XPATH for Dummies

When I first started learning xpath, I had lots of issues grasping the concept, so I went back and looked at my numerous questions on the subject and created this document below.  (And thank you to Mike and Sander for answering those many many questions for me)

 

I found that the w3 xpath tutorial (http://www.w3schools.com/xpath/default.asp) for how to create xpath commands is the best place to start and figure out how the xpath works with the elements within a web page. And the Plex dev blog on xpath (http://devblog.plexapp.com/2012/11/14/xpath-for-channels-the-good-the-bad-and-the-fugly/) is great at showing you how to tweak your xpath for it to work best in Plex code and withstand site changes, once you understand the basic concepts of xpath.

 

This is document is more of a step in between those two that bridges the gap for those like myself that had trouble grasping the concepts of how to add the xpath in my channel code. It is meant to explain the basics of how to incorporate those xpath commands and use them in combination with python code and Plex API in your Plex channel.

 

If you see any errors or ways the document can be improved, please let me know.

 

 


Using Xpath in Plex Channel Development

Introduction

When creating a channel, you will need to pull information from the website including information about the different sections of available videos like the titles and thumbnails as well as assorted data about the individual videos like the thumbnail, title, description, duration, and date.
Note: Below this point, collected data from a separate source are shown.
extern "C" void sqg_batch_free(sqg_ctx_t* ctx, sqg_batch_t* b) {
    if (!b) return;
    if (ctx) {
        (void)hipSetDevice(ctx->cfg.device);
        if (b->ran && b->ev[4]) (void)hipEventSynchronize(b->ev[4]);
    }
    if (ctx && b->staged && !b->ran) {
        if ((b->begun || b->precounted) && ctx->stream) (void)hipStreamSynchronize(ctx->stream);
        ctx->abandoned.insert(b->seq);
    }
    if (ctx) for (auto it = ctx->staged_q.begin(); it != ctx->staged_q.end(); ++it) if (*it == b) { ctx->staged_q.erase(it); break; }
    if (ctx && !b->ran && ctx->stage_stream) (void)hipStreamSynchronize(ctx->stage_stream);
    if (b->h_svboff) (void)hipHostFree(b->h_svboff);
    if (ctx && b->d_block && b->h_sigoff && b->ev[0] && ctx->pool.size() < 4) {
        sqg_ctx::Recycled r;
        r.d_block = b->d_block; r.block_bytes = b->block_bytes; r.h_sigoff = b->h_sigoff; r.h_sigoff_dev = b->h_sigoff_dev; r.h_n = b->h_n;
        for (int i = 0; i < 8; i++) r.ev[i] = b->ev[i];
        r.h_meta = b->h_meta; r.h_meta_bytes = b->h_meta_bytes; r.ev_staged = b->ev_staged;
        ctx->pool.push_back(r);
    } else {
        (void)hipFree(b->d_block);
        if (b->h_sigoff) (void)hipHostFree(b->h_sigoff);
        if (b->h_meta) (void)hipHostFree(b->h_meta);
        for (auto& e : b->ev) if (e) (void)hipEventDestroy(e);
        if (b->ev_staged) (void)hipEventDestroy(b->ev_staged);
    }
    delete b;
}

static int grow_cset(sqg_ctx* c, sqg_ctx::CountSet& Q, const sqg_batch* b) {
    int rc2;
    const size_t n = (size_t)b->n;
    if (2 * (n + 1) > Q.seglen_cap) {
        if ((rc2 = ensure(c, (void**)&Q.d_seglen, &Q.seglen_cap, 2 * (n + 1 + n / 2), sizeof(unsigned long long)))) return rc2;
        Q.seglen_dirty = Q.seglen_cap / 2;
    }
    if ((rc2 = ensure(c, (void**)&Q.d_dwell, &Q.dwell_cap, (size_t)b->n_events + 1024, sizeof(uint16_t)))) return rc2;
    if ((rc2 = ensure(c, (void**)&Q.d_tile_so, &Q.tile_cap, (size_t)b->n_tiles + 64, sizeof(uint32_t)))) return rc2;
    return SQG_OK;
}
static int grow_slot(sqg_ctx* c, sqg_ctx::Slot& Z, const sqg_batch* b, bool with_output) {
    int rc2;
    const int n = b->n;
    const bool certified = c->cfg.mode == SQG_MODE_CERTIFIED;
    if ((size_t)n + 1 > Z.reads_cap) {
        HIPCHK(c, hipStreamSynchronize(c->stream));
        (void)hipFree(Z.d_sigoff); Z.d_sigoff = nullptr;
        const size_t cap = (size_t)n + 1 + (size_t)n / 2;
        HIPCHK(c, hipMalloc(&Z.d_sigoff, cap * sizeof(long long)));
        Z.reads_cap = cap;
    }
    if (Z.cal_prev && (size_t)b->n_events + 64 > Z.evrec_cap) {
        HIPCHK(c, hipStreamSynchronize(c->stream)); HIPCHK(c, hipStreamSynchronize(c->fix_stream));
        (void)hipFree(Z.cal_prev); Z.cal_prev = nullptr; Z.cal_pending = false;
    }
    if ((rc2 = ensure(c, (void**)&Z.d_evrec, &Z.evrec_cap, (size_t)b->n_events + 64, sizeof(uint2)))) return rc2;
    if (b->part && (rc2 = ensure(c, (void**)&Z.d_part, &Z.part_cap, (size_t)b->n_events + PART_SLACK, sizeof(uint32_t)))) return rc2;
    if (b->part && b->pieces && !b->one) {
        if ((rc2 = ensure(c, (void**)&Z.d_lbase, &Z.lbase_cap, (size_t)b->n_chains * PART_MAX, sizeof(uint32_t)))) return rc2;
        if ((rc2 = ensure(c, (void**)&Z.d_tile_link, &Z.tile_link_cap, (size_t)b->n_tiles + 64, sizeof(int)))) return rc2;
    }
    if (b->part && (rc2 = ensure(c, (void**)&Z.d_part_state, &Z.part_state_cap, (size_t)b->n_events + PART_SLACK, sizeof(uint32_t)))) return rc2;
    if ((rc2 = ensure(c, (void**)&Z.d_slow, &Z.slow_cap, (size_t)b->n_tiles + 64, sizeof(int)))) return rc2;
    if (certified && c->use_kmer_streams) {
        if ((rc2 = ensure(c, (void**)&Z.d_items, &Z.items_cap, (size_t)b->n_stiles + 64, sizeof(ItemDesc)))) return rc2;
    }
    if (with_output) {
        const double bound = c->dwell_hi * (double)b->n_events;
        if (bound <= 4.0e10) {
            const size_t need = (size_t)bound;
            if ((rc2 = ensure(c, (void**)&Z.d_sig, &Z.sig_cap, need + 64, sizeof(int16_t)))) return rc2;
            if (certified && c->use_kmer_streams)
                if ((rc2 = ensure(c, (void**)&Z.d_fix, &Z.fix_cap, (c->force_fix ? need : need / 256) + 65536, sizeof(FixEntry)))) return rc2;
        }
    }
    return SQG_OK;
}
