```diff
@@ -43,25 +179,32 @@
         hi[off + kRows * 8] = (unsigned short)(__builtin_bit_cast(unsigned, lb) & 0xffffu);
     };
     if (spec.octaves) {
+        asm volatile("" : "+v"(lane));
+        const int row = lane & 31;
+        const bool up = lane >= 32;
+        float x0, x1, x2;
+        wave_row_input(a, base_row, row, is_dir, x0, x1, x2);
+        if (spec.kind == NM_PE_POSENC && spec.nfreq == (is_dir ? 4 : 10)) {
+            if (is_dir) PosencPacked<F16, 2>::run(pw, tab[0], x0, x1, x2, row, up);
+            else PosencPacked<F16, 5>::run(pw, tab[0], x0, x1, x2, row, up);
+            return;
+        }
+        const int h = (spec.nfreq + 1) >> 1, n3 = 3 * spec.nfreq;
+        const int first = up ? h : 0, mine = up ? spec.nfreq - h : h;
 #pragma unroll 1
-        for (int round = 0; round < 2; ++round) {
-            const int j = 2 * round + (lane >> 5), row = lane & 31;
-            if (j > 2) break;
-            int64_t i = base_row + row;
-            if (i >= a.n) i = a.n - 1;
-            float x0, x1, x2;
-            sample_input(a, i, is_dir, x0, x1, x2);
+        for (int j = 0; j < 3; ++j) {
             const float xj = j == 0 ? x0 : (j == 1 ? x1 : x2);
             const float a0 = spec.kind == NM_PE_POSENC ? xj * tab[0] : fmaf(x2, tab[3 * j + 2], fmaf(x1, tab[3 * j + 1], x0 * tab[3 * j]));
-            put(row, j, xj);
+            if (!up) put(row, j, xj);
             double sn, cs;
             sincos_f64((double)a0, sn, cs);
-            const int n3 = 3 * spec.nfreq;
-            for (int b = 0; b < spec.nfreq; ++b) {
-                if (spec.kind == NM_PE_POSENC) { put(row, 3 + 6 * b + j, (float)sn); put(row, 3 + 6 * b + 3 + j, (float)cs); }
-                else { put(row, 3 + 3 * b + j, (float)sn); put(row, 3 + n3 + 3 * b + j, (float)cs); }
-                const double s2 = 2.0 * sn * cs, c2 = 1.0 - 2.0 * sn * sn;
-                sn = s2; cs = c2;
+            for (int t = 0; t < 2 * h; ++t) {
+                if (t >= h && t - h < mine) {
+                    const int b = first + t - h;
+                    if (spec.kind == NM_PE_POSENC) { put(row, 3 + 6 * b + j, (float)sn); put(row, 3 + 6 * b + 3 + j, (float)cs); }
+                    else { put(row, 3 + 3 * b + j, (float)sn); put(row, 3 + n3 + 3 * b + j, (float)cs); }
+                }
+                octave_step(sn, cs, t >= h || up);
             }
         }
     } else {
```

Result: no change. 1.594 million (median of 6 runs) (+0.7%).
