# uc-vision/smart-tree

Hardware: AMD Instinct MI355X
Metric: points/sec end-to-end (voxelize->sparse-UNet->skeleton), 1M-pt tree (higher is better)
Workload: dtype f32

## Files before the change

### include/smarttree_hip.h

```cpp
#ifndef SMARTTREE_HIP_H
#define SMARTTREE_HIP_H

#include <stdint.h>

#ifdef __cplusplus
extern "C" {
#endif

int st_version(void);
#define ST_BRICK_NEED_COUNTS 4
#define ST_SKELETON_STATS_ENTRIES 16
#define ST_SKELETON_TUNING_ENTRIES 24
int st_abi_entries(int what);
const char* st_last_error(void);
int64_t st_query_workspace(int op, int64_t a, int64_t b, int64_t c);

int64_t st_scan_workspace_bytes(int64_t n);
int st_scan_u32(const uint32_t* in, uint32_t* out, int64_t n, uint32_t* total, void* ws, int64_t ws_bytes, void* stream);
int64_t st_sort_workspace_bytes(int64_t n);
int st_sort_pairs_u32(uint32_t* keys, uint32_t* vals, int64_t n, int key_bits, void* ws, int64_t ws_bytes, void* stream);

int64_t st_voxelize_workspace_bytes(int64_t n_points, int max_blocks, int64_t max_voxels);
int st_voxelize_blocks(const float* xyz, const float* rgb, int64_t n, double voxel_size, double block_size,
                       double buffer_size, int min_points, int max_blocks, int64_t max_voxels, float* feats,
                       int32_t* coords, uint8_t* mask, int64_t* point_index, float* block_centres,
                       int64_t* n_voxels_host, int64_t* n_blocks_host, void* ws, int64_t ws_bytes, void* stream);

int64_t st_hash_capacity(int64_t n);
int st_build_coord_hash(const int32_t* coords, int64_t n, unsigned long long* keys, unsigned* vals, int64_t cap, void* stream);
int st_build_subm_rulebook(const int32_t* coords, int64_t n, const unsigned long long* keys, const unsigned* vals,
                           int64_t cap, int32_t* nbr , void* stream);
int64_t st_spatial_order_workspace_bytes(int64_t n);
int st_spatial_order(const int32_t* coords, int64_t n, int32_t* order , void* ws, int64_t ws_bytes, void* stream);
int st_move_rows(const void* src, int row_words, const int32_t* order, int64_t n, void* dst, int scatter, void* stream);
int st_move_rows_list(const void* src, int row_words, const int32_t* order, const int32_t* list, int64_t n, void* dst, int scatter,
                      void* stream);
int64_t st_strided_workspace_bytes(int64_t n_fine);
int st_build_strided_outputs(const int32_t* coords, int64_t n, int64_t max_out, int32_t* out_coords,
                             unsigned long long* ckeys, unsigned* cvals, int64_t ccap, int64_t* n_out_host,
                             int32_t* extent_host , void* ws, int64_t ws_bytes, void* stream);
int st_build_strided_rulebook(const int32_t* coords, int64_t n, const unsigned long long* fkeys, const unsigned* fvals,
                              int64_t fcap, const int32_t* out_coords, int64_t n_out, const unsigned long long* ckeys,
                              const unsigned* cvals, int64_t ccap, const int32_t* extent_host,
                              int32_t* nbr_down , int32_t* nbr_up ,
                              int32_t* up_order ,
                              void* stream);

int st_sparse_conv_fwd(const float* x0, int c0, const float* x1, int cin, const int32_t* nbr, int K, int64_t n_out,
                       const float* w, int cout, const float* scale, const float* shift, const float* residual,
                       int relu, float* y, const int32_t* row_order ,
                       void* stream, int64_t nbr_stride );
int st_sparse_conv_mfma_fwd(const float* x0, int c0, const float* x1, int cin, const int32_t* nbr, int K, int64_t n_out,
                            const float* wp, int cout, const float* scale, const float* shift, const float* residual,
                            int relu, float* y, const int32_t* row_order ,
                            void* stream, int64_t nbr_stride ,
                            int variant );
int st_sparse_conv_b3_fwd(const float* x0, int c0, const float* x1, int cin, const int32_t* nbr, int K, int64_t n_out, const void* wq,
                          int cout, const float* scale, const float* shift, const float* residual, int relu, float* y,
                          const int32_t* row_order, void* stream, int64_t nbr_stride, int variant);
int st_sparse_conv_f16_fwd(const void* x0, int c0, const void* x1, int cin, const int32_t* nbr, int K, int64_t n_out,
                           const void* w, int cout, const float* scale, const float* shift, const void* residual, int relu,
                           void* y, int in_half, int out_half, const int32_t* row_order, void* stream, int64_t nbr_stride );
int st_sparse_conv_mfma_list_fwd(const float* x0, int c0, const float* x1, int cin, const int32_t* nbr, int K, int64_t n_out,
                                 const float* wp, int cout, const float* scale, const float* shift, const float* residual, int relu,
                                 float* y, const int32_t* row_order, void* stream, int64_t nbr_stride, int variant, int64_t level_rows,
                                 int parity);
int st_sparse_conv_b3_list_fwd(const float* x0, int c0, const float* x1, int cin, const int32_t* nbr, int K, int64_t n_out, const void* wq,
                               int cout, const float* scale, const float* shift, const float* residual, int relu, float* y,
                               const int32_t* row_order, void* stream, int64_t nbr_stride, int variant, int64_t level_rows, int parity);
int st_sparse_conv_f16_list_fwd(const void* x0, int c0, const void* x1, int cin, const int32_t* nbr, int K, int64_t n_out,
                                const void* w, int cout, const float* scale, const float* shift, const void* residual, int relu,
                                void* y, int in_half, int out_half, const int32_t* row_order, void* stream, int64_t nbr_stride,
                                int64_t level_rows, int parity);

int64_t st_brick_pyramid_workspace_bytes(int64_t n0, int n_blocks, int coord_bound, int depth, const int64_t* caps);
int st_brick_pyramid(const int32_t* coords0 , int64_t n0, int n_blocks ,
                     int coord_bound , int depth, const int32_t* blk_seg ,
                     int nseg, const int64_t* caps ,
                     int32_t* order0 , int32_t* const* coords_out ,
                     int32_t* const* subm , int32_t* const* down ,
                     int32_t* const* up , int32_t* const* up_order ,
                     int64_t* counts_host , void* ws, int64_t ws_bytes, void* stream);
int st_brick_pyramid_need(const int32_t* coords0, int64_t n0, int n_blocks, int coord_bound, int depth, const int32_t* blk_seg, int nseg,
                          const int64_t* caps, int32_t* order0, int32_t* const* coords_out, int32_t* const* subm, int32_t* const* down,
                          int32_t* const* up, int32_t* const* up_order, int64_t* counts_host, const unsigned char* inner ,
                          int32_t* const* need_order , int32_t* const* up_need ,
                          int64_t* need_counts_host , void* ws, int64_t ws_bytes, void* stream);
int st_head_param_floats(void);
int st_pointwise_mlp_heads(const float* x, int64_t n, const float* params, float* radius, float* direction,
                           float* class_l, float* medial_vector , int64_t* class_idx , void* stream);
int st_pointwise_mlp_heads_keep(const float* x, int64_t n, const unsigned char* keep, const float* params, float* radius, float* direction,
                                float* class_l, float* medial_vector , int64_t* class_idx , void* stream);

int st_centre_cloud(const float* xyz, int64_t n, float* out, void* ws, int64_t ws_bytes, void* stream);
int st_medial_points(const float* xyz, const float* mv, int64_t n, float* medial, float* radius, void* stream);
int64_t st_knn_workspace_bytes(int64_t n_dst);
int st_knn_radius(const float* src, int64_t n1, const float* dst, int64_t n2, int K, float r, const float* bound,
                  int bound_mode, float cell_hint, int64_t* idx, float* dist, void* ws, int64_t ws_bytes, void* stream);
int64_t st_make_edges_workspace_bytes(int64_t n);
int st_make_edges(const int64_t* idx, const float* dist, int64_t n, int K, int64_t* edges, float* w,
                  int64_t* n_edges_host, void* ws, int64_t ws_bytes, void* stream);
int64_t st_connected_components_workspace_bytes(int64_t n);
int st_connected_components(const int64_t* edges, int64_t E, int64_t n, int32_t* labels, void* ws, int64_t ws_bytes, void* stream);
int64_t st_component_layout_workspace_bytes(int64_t n);
int st_component_layout(const int32_t* labels, int64_t n, int min_vertices, int32_t* comp_size, int32_t* comp_off,
                        int32_t* vert_order, int32_t* new_id, int64_t* n_comp_host, int64_t* n_kept_host, void* ws,
                        int64_t ws_bytes, void* stream);
int64_t st_component_csr_workspace_bytes(int64_t m);
int st_component_csr(const int64_t* edges, const float* w, int64_t E, const int32_t* new_id, int64_t m, uint32_t* row_off,
                     uint32_t* col, float* wgt, void* ws, int64_t ws_bytes, void* stream);
int64_t st_skeleton_workspace_bytes(int64_t m, int64_t n_comp);
int st_skeleton_components(int n_comp, const int32_t* comp_off, const int32_t* comp_size_host, int64_t m, const float* pts,
                           const float* rad, const float* ysurf, const uint32_t* row_off, const uint32_t* col,
                           const float* wgt, float grid_cell, int stages, int block_threads, float* dist, int32_t* pred,
                           int32_t* root_local, float* tree_dist, int32_t* branch_parent, int32_t* branch_off,
                           int32_t* branch_len, int32_t* n_branches, int32_t* path_verts, int32_t* branch_of,
                           int64_t* stats_host, void* ws, int64_t ws_bytes, void* stream);
#define ST_SKELETON_STAGE_ARGS                                                                                          \
    int n_comp, const int32_t *comp_off, const int32_t *comp_size_host, int64_t m, const float *pts, const float *rad, \
        const float *ysurf, const uint32_t *row_off, const uint32_t *col, const float *wgt, float grid_cell,           \
        int block_threads, float *dist, int32_t *pred, int32_t *root_local, float *tree_dist, int32_t *branch_parent,  \
        int32_t *branch_off, int32_t *branch_len, int32_t *n_branches, int32_t *path_verts, int32_t *branch_of,        \
        int64_t *stats_host, void *ws, int64_t ws_bytes, void *stream
int st_sssp(ST_SKELETON_STAGE_ARGS);
int st_tree_distance(ST_SKELETON_STAGE_ARGS);
int st_sample_tree(ST_SKELETON_STAGE_ARGS);
int64_t st_assemble_workspace_bytes(int64_t cap_b);
int st_assemble_branches(int n_comp, const int32_t* comp_off, const int32_t* n_branches, const int32_t* branch_parent,
                         const int32_t* branch_off, const int32_t* branch_len, const int32_t* path_verts,
                         const int32_t* vert_order, const float* medial, const float* radius, int32_t* tree_off,
                         int32_t* parent, int32_t* start, int32_t* length, float* xyz, float* rad, int64_t cap_b,
                         int64_t cap_p, int64_t* counts_host, void* ws, int64_t ws_bytes, void* stream);
int st_post_process(int n_trees, const int32_t* tree_off, const int32_t* parent, const int32_t* start, const int32_t* len,
                    float* xyz, const float* rad_in, float* rad_out, uint8_t* keep, uint8_t* repaired, uint8_t* smoothed,
                    int32_t* depth_scratch, int do_prune, float min_radius, float min_length, int do_repair, int do_smooth, int kernel_size,
                    void* stream);

int st_points_to_nearest_tube(const float* pts, int64_t n, const float* a, const float* b, const float* r1, const float* r2,
                              int64_t m, float* vec, int64_t* idx, float* rad, void* stream);

int64_t st_sample_tubes_workspace_bytes(int64_t m);
int st_sample_tubes_count(const float* a, const float* b, int64_t m, double spacing, int32_t* count, int32_t* off,
                          int64_t* total_host, void* ws, int64_t ws_bytes, void* stream);
int st_sample_tubes_fill(const float* a, const float* b, const float* r1, const float* r2, int64_t m, double spacing,
                         const int32_t* off, int64_t total, float* pts, float* rad, int32_t* tube_of, void* stream);
int64_t st_skeleton_match_workspace_bytes(int64_t n);
int st_skeleton_match(const float* pts, const float* rad, int64_t n, const float* a, const float* b, const float* r1,
                      const float* r2, int64_t m, const float* thr, int n_thr, int ref_mode, float* dist, int32_t* idx,
                      float* tube_rad, void* tally, void* ws, int64_t ws_bytes, void* stream);

int st_centre_cloud_seg(const float* xyz, int64_t n, const int32_t* seg_off, int nseg, float* out, void* ws,
                        int64_t ws_bytes , void* stream);
int st_centre_cloud_box_seg(const float* xyz, int64_t n, const int32_t* seg_off, int nseg, float* out, void* ws,
                            int64_t ws_bytes , void* stream, float* box_out);
int st_voxelize_blocks_box_seg(const float* xyz, const float* rgb, int64_t n, const int32_t* seg_off, int nseg,
                               double voxel_size, double block_size, double buffer_size, int min_points, int max_blocks,
// ... 163 lines not shown
```

### smart_tree_amd/csrc/sparse_conv.hip

```cpp
#include "st_common.h"
#include "st_rule.h"

#define CONV_BLOCK 256

typedef _Float16 st_h;
typedef _Float16 st_v4h __attribute__((ext_vector_type(4)));
__device__ __forceinline__ float4 conv_load4(const float* p) { return *reinterpret_cast<const float4*>(p); }
__device__ __forceinline__ float4 conv_load4(const st_h* p) {
    const st_v4h v = *reinterpret_cast<const st_v4h*>(p);
    return make_float4((float)v.x, (float)v.y, (float)v.z, (float)v.w);
}
__device__ __forceinline__ void conv_store4(float* p, float a, float b, float c, float d) { *reinterpret_cast<float4*>(p) = make_float4(a, b, c, d); }
__device__ __forceinline__ void conv_store4(st_h* p, float a, float b, float c, float d) {
    *reinterpret_cast<st_v4h*>(p) = st_v4h{(st_h)a, (st_h)b, (st_h)c, (st_h)d};
}
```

This information, which is usually referred to as metadata is used to make your channel easier to navigate and give the end user as much information as possible about the videos you have made available in your channel.

Before beginning, it is helpful to review the xpath tutorial below to help you understand xpath and the relationship of nodes within a document and parent and child elements. http://www.w3schools.com/xpath/

This document is not intended to replace the above tutorial or explain all the possible xpath commands, their structure, or how they correspond to the web page code. This document just explains the basics of how to add these xpath commands within your Plex plugin code along with the Plex API and python code.

Pulling the Elements from the Web Page

When using xpath commands, you want to pull data that is located within specific elements or tags that appear in the source code of a web page. You first have to use Plex parsing API commands to put that page source in the right format. Since xpath commands reference the elements or tags of a web page structure, the data has to be pulled in an element tree structure in order to use xpath commands. 

 You will usually use the ElementFromURL  Plex parsing APIs. The format of the page you are pulling the data or code from will determine whether you use XML, HTML,  JSON,  etc parsing APIs (Ex: If it is an HTML page, use HTMLElementFromURL(url) or if it is an XML page you would use XMLElementFromURL(url) ).  The ElementFromURL APIs  pull the page source from the website directly into an element tree structure. 

page = HTML.ElementFromURL(url)

In the example above, the variable “page” holds the element tree structure of the webpage “url” as an object value. Later when pulling particular elements and the data in those elements with xpath commands, each command will start with page.xpath to show you want it to come from elements in the URL you pulled with the Plex parsing API you used above.

Sometimes you may also need to access the contents of a page as a string as well as an element tree structure to use with xpath commands. For example, you may want to use RegEx to pull an id number or other specific piece of data out of a script in the web page and also pull an ordered list of names and descriptions that are in a

  • element. In that case you would first call the HTTP. Request.  The HTTP.Request just pulls source code from the URL as a string, then you would use the ElementFromString put that raw data string into an element tree structure.
    content = HTTTP.Request(url)
    page = HTML.ElementFromString(contentl)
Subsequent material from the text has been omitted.